See how wasting less food can save a lot of money and go a long way toward getting your finances in order and eliminate debt!
Small Cuts Save Big Money! – How It Adds Up II
None of us would dream of going to the store, buying two loaves of bread, bringing them home and throwing them in the trash but that is exactly what we do. We just do it with small amounts daily.
Most of you have seen our original How It Adds Up article, where we looked at how small purchases add up and how cutting various small things from our daily spending can add up to a lot of money each year. Today, I’ll look at how wasting a little here and a little there can cost you big money over time.
I keep saying you can save on groceries before you even leave to go to the store and one of the ways you can do it is to stop wasting the food you do buy. Today I’m going to share are a few examples to illustrate how those little things that our families don’t eat and end up throwing away add up. These are estimates and whe the price of an item varies, I generally estimated using the less expensive amount.
Here are a few examples of commonly wasted items in a typical home:
- Juice – If each member of a family of 4 leaves half a glass of juice in the glass a day, that family wastes 10 cans of juice per month. That works out to $20 per month or $240 per year that gets thrown away.
- Peanut Butter – If 2 kids leave half a sandwich uneaten, it adds up to 2 jars of peanut butter a month. At $3.50 per jar, this works out to $7.00 per month or $84 per year. This doesn’t factor in the wasted bread.
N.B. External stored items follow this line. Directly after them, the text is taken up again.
constexpr int TW = 32, TH = 16, IW = TW + 2, IH = TH + 2;
constexpr int NPIX = IW * IH;
constexpr int PLANE = NPIX * 16;
constexpr int IN_SEG = (NPIX + 63) / 64;
constexpr int S_LDS = IN_SEG * 256;
constexpr int IN_SLOT = 3 * PLANE + S_LDS;
constexpr int W_GRAN = 9 * 3 * WSU_COB * 16;
constexpr int W_SLOT = W_GRAN + 1024;
constexpr int NIN = 3, NWS = 2;
constexpr int W_BASE = NIN * IN_SLOT;
constexpr int LDS_EXTRA = W_BASE + NWS * W_SLOT;
constexpr int LDS_TOTAL = LDS_EXTRA + 1024 * 4 + 4 * 64 * 4 + 16;
static_assert(LDS_TOTAL <= 160 * 1024 && W_SLOT % 1024 == 0, "LDS budget");
constexpr int NLOAD = 4;
constexpr int W_PIECES = W_SLOT / 1024;
constexpr unsigned OOB = 0xFFFFFFF0u;
constexpr int IN_SLOT_H = 2 * PLANE;
constexpr int W_SLOT_H = 9 * 2 * WSU_COB * 16;
template <int FMT> struct QGeo {
    static_assert(FMT == WSU_PLANAR_Q || FMT == WSU_PLANAR_H, "conv3x3_q_kernel formats: Q and H");
// ... 234 lines not shown
        switch (wv - NWAVE) {
            case 0: q_loader<FMT, 0>(a, smem, lane, lw, G, J); break;
            case 1: q_loader<FMT, 1>(a, smem, lane, lw, G, J); break;
            case 2: q_loader<FMT, 2>(a, smem, lane, lw, G, J); break;
            default: q_loader<FMT, 3>(a, smem, lane, lw, G, J); break;
        }
        return;
    }

    Tile cur = tile_of(a, lw);
    constexpr int MH = MSPLIT ? 1 : 2;
    constexpr bool PIPE = RQ == 4 && !H;
    constexpr bool EPO = !MSPLIT && HC == 0 && RQ != 4;
    f32x16 acc[2][4];
    int kt = 0, j = 0;
    unsigned q_in_off = 0, q_w_off = 0;
    const char* ldsA = smem;
    const char* ldsB = smem;
    int hh_q = hh;
    auto begin_step = [&]() __attribute__((always_inline)) {
        __builtin_amdgcn_s_barrier();
        asm volatile("" ::: "memory");
        q_in_off = (unsigned)(j % NIN) * Gm::in_slot; q_w_off = Gm::w_base + (unsigned)(j % NWS) * Gm::w_slot;
        ldsA = smem + q_w_off + (cur.mh * 32 + l31) * 16;
        ldsB = smem + q_in_off + ((RQ * wv) * IW + l31) * 16;
        hh_q = hh;
        asm volatile("" : "+v"(hh_q));
    };
    auto zero_acc = [&]() __attribute__((always_inline)) {
#pragma unroll
        for (int m = 0; m < MH; ++m)
#pragma unroll
            for (int q = 0; q < RQ; ++q)
#pragma unroll
                for (int r = 0; r < 16; ++r) acc[m][q][r] = 0.f;
    };
    auto main_term = [&](auto tap_c, auto ms_c) __attribute__((always_inline)) {
        constexpr int tap = decltype(tap_c)::value, dy = tap / 3, dx = tap % 3;
        constexpr int ms = decltype(ms_c)::value, ML = ms < 0 ? 0 : ms, MU = ms < 0 ? MH : ms + 1;
        u32x4 ah[2], bh[4];
_Pragma("unroll")
        for (int m = ML; m < MU; ++m) ah[m] = *reinterpret_cast<const u32x4*>(ldsA + ((tap * Gm::w_planes + hh) * 64 + m * 32) * 16);
_Pragma("unroll")
        for (int q = 0; q < RQ; ++q) bh[q] = *reinterpret_cast<const u32x4*>(ldsB + hh * PLANE + ((q + dy) * IW + dx) * 16);
_Pragma("unroll")
        for (int m = ML; m < MU; ++m)
_Pragma("unroll")
            for (int q = 0; q < RQ; ++q) wsu_mfma_f16(ah[m], bh[q], acc[m][q]);
    };
    auto cross_q4 = [&](auto tp_c, auto ms_c) __attribute__((always_inline)) {
        constexpr int tp = decltype(tp_c)::value;
        constexpr int ms = decltype(ms_c)::value, ML = ms < 0 ? 0 : ms, MU = ms < 0 ? MH : ms + 1;
        constexpr int t0 = 2 * tp, t1 = (2 * tp + 1 < 9) ? 2 * tp + 1 : 2 * tp;
        constexpr bool single = 2 * tp + 1 >= 9;
        const int tap = hh_q ? t1 : t0;
        const int pixoff = (tap / 3) * IW + tap % 3;
        u32x4 a4[2], b4[4]; int sa[2], sb[4];
        typedef __attribute__((address_space(3))) const unsigned char lds_cuchar;
        typedef __attribute__((address_space(3))) const int lds_cint;
        typedef __attribute__((address_space(3))) const u32x4 lds_cu32x4;
        lds_char* L = (lds_char*)smem;
        const unsigned wbase = q_w_off + (unsigned)(cur.mh * 32 + l31) * 16u + (unsigned)((tap * 3 + 2) * 64) * 16u;
        const unsigned sabase = q_w_off + W_GRAN + (unsigned)(tap * 64 + cur.mh * 32 + l31);
        const unsigned pix = (unsigned)((RQ * wv) * IW + l31 + pixoff);
_Pragma("unroll")
        for (int m = ML; m < MU; ++m) {
            a4[m] = *(lds_cu32x4*)(L + wbase + m * 32 * 16);
            sa[m] = *(lds_cuchar*)(L + sabase + m * 32);
        }
_Pragma("unroll")
        for (int q = 0; q < RQ; ++q) {
            b4[q] = *(lds_cu32x4*)(L + q_in_off + 2 * PLANE + (pix + q * IW) * 16u);
            sb[q] = *(lds_cint*)(L + q_in_off + 3 * PLANE + (pix + q * IW) * 4u);
        }
        if (single && hh_q) {
            const u32x4 z = mk_u4(0, 0, 0, 0);
_Pragma("unroll")
            for (int m = ML; m < MU; ++m) a4[m] = z;
_Pragma("unroll")
            for (int q = 0; q < RQ; ++q) b4[q] = z;
        }
_Pragma("unroll")
        for (int m = ML; m < MU; ++m)
_Pragma("unroll")
            for (int q = 0; q < RQ; ++q) wsu_mfma_q4(a4[m], b4[q], sa[m], sb[q], acc[m][q]);
    };
    auto units_range = [&](auto ms_c, auto lo_c, auto hi_c) __attribute__((always_inline)) {
        constexpr int lo = decltype(lo_c)::value, hi = decltype(hi_c)::value;
        if constexpr (EPO) asm volatile("" : "+v"(hh_q));
        WSU_STATIC_FOR(hi - lo, i, {
            constexpr int tp = lo + i;
            if constexpr (!H) cross_q4(std::integral_constant<int, tp>{}, ms_c);
            main_term(std::integral_constant<int, 2 * tp>{}, ms_c);
            if constexpr (2 * tp + 1 < 9) main_term(std::integral_constant<int, 2 * tp + 1>{}, ms_c);
        });
    };
    constexpr std::integral_constant<int, -1> all_m{};
    struct Frag { u32x4 a[2]; u32x4 b[4]; int sa[2]; int sb[4]; };
    auto load_unit = [&](auto u_c, Frag& f) __attribute__((always_inline)) {
        constexpr int u = decltype(u_c)::value, tp = u / 3, k = u % 3;
        typedef __attribute__((address_space(3))) const unsigned char lds_cuchar;
        typedef __attribute__((address_space(3))) const int lds_cint;
        typedef __attribute__((address_space(3))) const u32x4 lds_cu32x4;
        lds_char* L = (lds_char*)smem;
        if constexpr (k == 0) {
            constexpr int t0 = 2 * tp, t1 = (2 * tp + 1 < 9) ? 2 * tp + 1 : 2 * tp;
            const int tap = hh_q ? t1 : t0;
            const int pixoff = (tap / 3) * IW + tap % 3;
            const unsigned wbase = q_w_off + (unsigned)(cur.mh * 32 + l31) * 16u + (unsigned)((tap * 3 + 2) * 64) * 16u;
            const unsigned sabase = q_w_off + W_GRAN + (unsigned)(tap * 64 + cur.mh * 32 + l31);
            const unsigned pix = (unsigned)((RQ * wv) * IW + l31 + pixoff);
_Pragma("unroll")
            for (int m = 0; m < MH; ++m) {
                f.a[m] = *(lds_cu32x4*)(L + wbase + m * 32 * 16);
                f.sa[m] = *(lds_cuchar*)(L + sabase + m * 32);
            }
_Pragma("unroll")
            for (int q = 0; q < RQ; ++q) {
                f.b[q] = *(lds_cu32x4*)(L + q_in_off + 2 * PLANE + (pix + q * IW) * 16u);
                f.sb[q] = *(lds_cint*)(L + q_in_off + 3 * PLANE + (pix + q * IW) * 4u);
            }
        } else {
            constexpr int tap = 2 * tp + k - 1, dy = tap / 3, dx = tap % 3;
            const unsigned abase = q_w_off + (unsigned)((cur.mh * 32 + l31) * 16) + (unsigned)(hh_q * 64 * 16);
            const unsigned bbase = q_in_off + (unsigned)(((RQ * wv) * IW + l31) * 16) + (unsigned)(hh_q * PLANE);
_Pragma("unroll")
            for (int m = 0; m < MH; ++m) f.a[m] = *(lds_cu32x4*)(L + abase + ((tap * 3) * 64 + m * 32) * 16);
_Pragma("unroll")
            for (int q = 0; q < RQ; ++q) f.b[q] = *(lds_cu32x4*)(L + bbase + ((q + dy) * IW + dx) * 16);
        }
    };
    auto mma_unit = [&](auto u_c, Frag& f) __attribute__((always_inline)) {
        constexpr int u = decltype(u_c)::value, tp = u / 3, k = u % 3;
        if constexpr (k == 0) {
            if (2 * tp + 1 >= 9 && hh_q) {
                const u32x4 z = mk_u4(0, 0, 0, 0);
_Pragma("unroll")
                for (int m = 0; m < MH; ++m) f.a[m] = z;
_Pragma("unroll")
                for (int q = 0; q < RQ; ++q) f.b[q] = z;
            }
_Pragma("unroll")
            for (int m = 0; m < MH; ++m)
_Pragma("unroll")
                for (int q = 0; q < RQ; ++q) wsu_mfma_q4(f.a[m], f.b[q], f.sa[m], f.sb[q], acc[m][q]);
        } else {
_Pragma("unroll")
            for (int m = 0; m < MH; ++m)
_Pragma("unroll")
                for (int q = 0; q < RQ; ++q) wsu_mfma_f16(f.a[m], f.b[q], acc[m][q]);
        }
    };
    auto units_pipelined = [&]() __attribute__((always_inline)) {
        constexpr int NU = 14;
        Frag fr[2];
        load_unit(std::integral_constant<int, 0>{}, fr[0]);
        WSU_STATIC_FOR(NU, u, {
            if constexpr (u + 1 < NU) load_unit(std::integral_constant<int, u + 1>{}, fr[(u + 1) % 2]);
            __builtin_amdgcn_sched_barrier(0);
            mma_unit(u_c, fr[u % 2]);
            __builtin_amdgcn_sched_barrier(0);
        });
    };
    auto units_all = [&](auto ms_c) __attribute__((always_inline)) {
        if constexpr (PIPE && decltype(ms_c)::value < 0) { units_pipelined(); return; }
        units_range(ms_c, std::integral_constant<int, 0>{}, std::integral_constant<int, 5>{});
    };

    auto finish_tile = [&]() __attribute__((always_inline)) {
        int l31 = l31_k, hh = hh_k;
        asm volatile("" : "+v"(l31), "+v"(hh));
        const int col = cur.x0 + l31;
        const unsigned hw16 = (unsigned)(a.h * a.w) * 16u;
        const int nco = a.cout >> 4;
        float hz[4][HC > 0 ? HC : 1];
        float vmax = 0.f;
        const float relu_floor = a.relu ? 0.f : -__builtin_inff();
#pragma unroll
        for (int q = 0; q < RQ; ++q)
#pragma unroll
            for (int o = 0; o < (HC > 0 ? HC : 1); ++o) hz[q][o] = 0.f;
// ... 26 lines not shown
        };
        auto store_one_a = [&](const f32x4& X, const f32x4& Y, char* base, unsigned plane_bytes, unsigned off, bool ok, bool have) __attribute__((always_inline)) {
            uint32_t xh0, xh1, xlo, yh0, yh1, ylo;
            wsu_split4_f16r8(X, WSU_F8_XLO_DIV, xh0, xh1, xlo);
            wsu_split4_f16r8(Y, WSU_F8_XLO_DIV, yh0, yh1, ylo);
            wsu_swap32(xh0, yh0); wsu_swap32(xh1, yh1);
            uint32_t xlp = xlo, ylp = ylo;
            wsu_swap32(xlo, xlp); wsu_swap32(ylo, ylp);
            const auto rs = __builtin_amdgcn_make_buffer_rsrc(base, 0, have ? (int)(3u * plane_bytes) : 0, 0x00020000);
            __builtin_amdgcn_raw_buffer_store_b128(mk_u4(xh0, xh1, yh0, yh1), rs, (int)(ok ? off + (hh ? plane_bytes : 0u) : OOB), 0, 0);
            __builtin_amdgcn_raw_buffer_store_b128(mk_u4(xlo, xlp, ylo, ylp), rs, (int)((ok && !hh) ? off + 2u * plane_bytes : OOB), 0, 0);
        };
        auto epi_m = [&](auto m_c, auto&& hook) __attribute__((always_inline)) {
            constexpr int m = decltype(m_c)::value;
            constexpr int NH = RQ / 2;
            auto piece = [&](auto cp_c) __attribute__((always_inline)) {
                constexpr int cp = decltype(cp_c)::value;
                const int oc = cur.cb * 4 + (m + cur.mh) * 2 + cp;
                const int co0 = oc * 16 + 4 * hh;
                const bool have_y = a.y != nullptr;
                f32x4 px[2], py[2];
                WSU_STATIC_FOR(RQ / 2, rp, {
                    hook(std::integral_constant<int, NH * cp + rp>{});
                    f32x4 vx[2], vy[2];
                    const f32x4 bx = *reinterpret_cast<const f32x4*>(s_bias + co0), by = *reinterpret_cast<const f32x4*>(s_bias + co0 + 8);
_Pragma("unroll")
                    for (int u = 0; u < 2; ++u) {
_Pragma("unroll")
                        for (int e = 0; e < 4; ++e) {
                            const float x = fmaxf(acc[m][2 * rp + u][8 * cp + e] + bx[e], relu_floor), y = fmaxf(acc[m][2 * rp + u][8 * cp + 4 + e] + by[e], relu_floor);
// ... 47 lines not shown
                    const int gy0 = (cur.y0 >> 1) + (RQ / 2) * wv, gx = (cur.x0 >> 1) + (l31 >> 1);
                    const bool okx = !(l31 & 1) && gx < wp2;
                    const unsigned php16 = (unsigned)(hp * wp2) * 16u;
                    if constexpr (H) {
                        char* base = a.ypool + ((size_t)cur.n * nco + oc) * (2u * php16);
#pragma unroll
                        for (int rp = 0; rp < RQ / 2; ++rp)
                            store_one_h(px[rp], py[rp], base, php16, (unsigned)((gy0 + rp) * wp2 + gx) * 16u, okx && gy0 + rp < hp, true);
                    } else if constexpr (FQ) {
                        const unsigned cbp = (unsigned)wsu_q_chunk_bytes(hp, wp2);
                        const int ptx = (wp2 + 31) >> 5;
                        char* base = a.ypool + ((size_t)cur.n * nco + oc) * cbp;
                        if constexpr (RQ == 4) {
                            store_pair_q(px[0], py[0], px[1], py[1], base, cbp, php16, (unsigned)(gy0 * wp2 + gx) * 16u, (unsigned)((gy0 + 1) * wp2 + gx) * 16u,
                                         wsu_q_soff(gy0, gx, ptx), wsu_q_soff(gy0 + 1, gx, ptx), okx && gy0 < hp, okx && gy0 + 1 < hp, true);
                        } else {
                            store_one_q(px[0], py[0], base, cbp, php16, (unsigned)(gy0 * wp2 + gx) * 16u, wsu_q_soff(gy0, gx, ptx), okx && gy0 < hp, true);
                        }
                    } else {
                        char* base = a.ypool + (((size_t)cur.n * nco + oc) * 3) * php16;
#pragma unroll
                        for (int rp = 0; rp < RQ / 2; ++rp)
                            store_one_a(px[rp], py[rp], base, php16, (unsigned)((gy0 + rp) * wp2 + gx) * 16u, okx && gy0 + rp < hp, true);
                    }
                }
            };
            piece(std::integral_constant<int, 0>{});
            piece(std::integral_constant<int, 1>{});
        };
        auto nothing = [](auto) __attribute__((always_inline)) {};
        if constexpr (EPO) {
            constexpr int NHT = 2 * (RQ / 2);
            epi_m(std::integral_constant<int, 0>{}, [&](auto h_c) __attribute__((always_inline)) {
                constexpr int h = decltype(h_c)::value;
                constexpr int lo = 5 * h / NHT, hi = 5 * (h + 1) / NHT;
                if constexpr (hi > lo) units_range(std::integral_constant<int, 1>{}, std::integral_constant<int, lo>{}, std::integral_constant<int, hi>{});
            });
            epi_m(std::integral_constant<int, 1>{}, nothing);
        } else {
            WSU_STATIC_FOR(MH, m, { (void)m; epi_m(m_c, nothing); });
        }
        if constexpr (HEAD) {
            const size_t hw = (size_t)a.h * a.w;
#pragma unroll
            for (int q = 0; q < RQ; ++q) {
                const int row = cur.y0 + RQ * wv + q;
#pragma unroll
                for (int o = 0; o < HC; ++o)
                    if (o < a.head_cout) {
                        uint32_t mine = __builtin_bit_cast(uint32_t, hz[q][o]), other = mine;
                        wsu_swap32(mine, other);
// ... 1 lines not shown
                        if (!hh && row < a.h && col < a.w) {
                            const size_t plane = ((size_t)cur.n * a.head_cout + o) * hw;
                            const uint32_t off = (uint32_t)(row * a.w + col);
                            if (a.head_logit) (a.head_logit + plane)[off] = z;
                            (a.head_out + plane)[off] = 1.f / (1.f + expf(-z));
                        }
                    }
            }
        }
        if (a.range_flag && (a.y || POOL) && __builtin_amdgcn_ballot_w64(!(vmax <= (H ? WSU_F16_RANGE : WSU_F8_RANGE))) != 0 && lane == 0)
            atomicOr(a.range_flag, 1u);
        ++kt;
        if (j + 1 < J) cur = tile_of(a, lw + kt * G);
    };
    for (int t = 0; t < K; ++t) {
        zero_acc();
        for (int cc = 1; cc < a.nch; ++cc) { begin_step(); units_all(all_m); ++j; }
        begin_step();
        if constexpr (EPO) units_all(std::integral_constant<int, 0>{});
        else units_all(all_m);
        __builtin_amdgcn_sched_barrier(0);
        finish_tile();
        ++j;
    }
}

- Apples – If 2 kids leave half an apple a day uneaten, it works out to 3 bags of apples a month. At about $3 per bag, that works out to $9 per month or $108 per year.
- Milk – If 2 kids leave half a cup of milk in a glass or a cereal bowl twice a day, 1 gallon of milk gets wasted per week. This works out to $3 per week, $13 per month or $156 per year of wasted milk.
When we total the waste on just these four items, it works out to $49 per month or $588 per year that is wasted and simply gets thrown away.
Note that these figures only consider families where 2 children leave just half a sandwich per day or leave half a glass of juice or milk per day. The reality is that most kids toss that much per meal, 3 times or more per day so in most cases those figures could be easily doubled, bringing the total to $1176 per year.
I calculated these numbers based on a family with two children, but if you have more, then these numbers would be higher.
Note that I used just 4 food items as examples. How many other things are thrown away, like wasted veggies, potatoes, meat, cookies and more? Not only that, there are the stale chips and other things that get wasted because they’re not stored properly or they get lost in a disorganized pantry until they go bad.
Think of your food in this way: If my kids leave half a sandwich a day, not only am I throwing out that much peanut butter but I am also throwing out a couple of loaves of bread each month.
You can save $49 or more per month preventing waste with just the four items listed above. If you start counting bread from the uneaten sandwiches, cereal left in the bowls each morning, stale chips and cookies, you could instantly increase your savings to $100 a month (and probably a lot more) without changing one thing about your spending (coupons, clearance items, sale items) at the store.
Open your eyes and really notice what is happening with your food in your home.